- _Task statement_
Go through the records below and copy out every line that contains the word "bend".

(Stored records)
━━━━━━
@@ -65,7 +73,7 @@
   const double t_add_lat = 0.030 * fscale * G::COST_ADD / 14.0;
   const double t_dbl_par = 0.0062 * fscale;
   const int K = 8;
-  auto seg_len = [&](double entries) { return plan_seg_len(entries, sm_count); };
+  auto seg_len = [&](double entries) { return plan_seg_len(entries, sm_count, acc_blocks_per_sm<G>()); };
   int best_c = min_c;
   double best = 1e300;
   for (int c = min_c; c <= MAX_WINDOW_BITS; c++) {
@@ -117,7 +125,7 @@
 template <class Cv>
 inline void plan_one_wave_per_window(MsmPlan& p, uint64_t n_local, int sm_count) {
   const double terms_local = (double)(n_local ? n_local : 1) * split_of<Cv>();
-  int L1 = (int)ceil(terms_local / ((double)sm_count * 4.0 * 128.0));
+  int L1 = (int)ceil(terms_local / ((double)sm_count * acc_blocks_per_sm<typename Cv::G>() * 128.0));
   p.L = L1 < 4 ? 4 : (L1 > 64 ? 64 : L1);
   p.TPW = plan_tpw((uint64_t)terms_local, p.L);
 }
@@ -161,7 +169,7 @@
     const int wb = T / D, r = T % D;
     const double B = (double)(1u << (c - 1));
     const double entries = terms * D;
-    const int L = plan_seg_len(entries, sm_count);
+    const int L = plan_seg_len(entries, sm_count, acc_blocks_per_sm<G>());
     const double load_low = r ? terms * ((double)(D - r) / (double)(1u << (wb - 1)) + (double)r / (double)(1u << wb))
                               : entries / B;
     const double parts_top = 1.0 + load_low / L;
@@ -191,7 +199,7 @@
   p.B = 1 << (p.c - 1);
   p.G = p.B;
   p.stride = (uint32_t)(n_points * split_of<Cv>());
-  p.L = plan_seg_len(terms * p.D, sm_count);
+  p.L = plan_seg_len(terms * p.D, sm_count, acc_blocks_per_sm<typename Cv::G>());
   int Kc = TABLE_REDUCE_CHUNK;
 #if !defined(__CUDA_ARCH__)
   if (const char* e = getenv("NMSM_TK")) { int v = atoi(e); if (v >= 1 && (v & (v - 1)) == 0) Kc = v; }
@@ -245,6 +253,18 @@
   for (int k = 0; k < WORDS; k++) dst[k] = src[k];
 #endif
 }
+#if defined(__CUDA_ARCH__)
+template <int WORDS>
+__device__ __forceinline__ void load_words_async(uint4 (*dst)[128], const uint32_t* src) {
+  static_assert(WORDS % 4 == 0, "rows are 16-byte multiples");
+#pragma unroll
+  for (int k = 0; k < WORDS / 4; k++) {
+    const uint32_t d = (uint32_t)__cvta_generic_to_shared(&dst[k][threadIdx.x]);
+    asm volatile("cp.async.cg.shared.global [%0], [%1], 16;" ::"r"(d), "l"(src + 4 * k) : "memory");
+  }
+  asm volatile("cp.async.commit_group;" ::: "memory");
+}
+#endif
 template <int WORDS>
 NMSM_HD void store_words(uint32_t* dst, const uint32_t* src) {
 #if defined(__CUDA_ARCH__)
@@ -757,19 +777,52 @@
   uint32_t g = lo;
   uint32_t bstart = offsets[g], bend = offsets[g + 1];
   typename G::Acc acc = G::identity();
-  for (uint32_t pos = seg; pos < end; pos++) {
-    if (pos == bend) {
-      if (bstart >= seg) save_acc<G>(buckets + (size_t)g * G::ACC_WORDS, acc);
-      else save_acc<G>(heads + sid * G::ACC_WORDS, acc);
━━━━━━
- _Exercise answer_
   uint32_t bstart = offsets[g], bend = offsets[g + 1];
-    if (pos == bend) {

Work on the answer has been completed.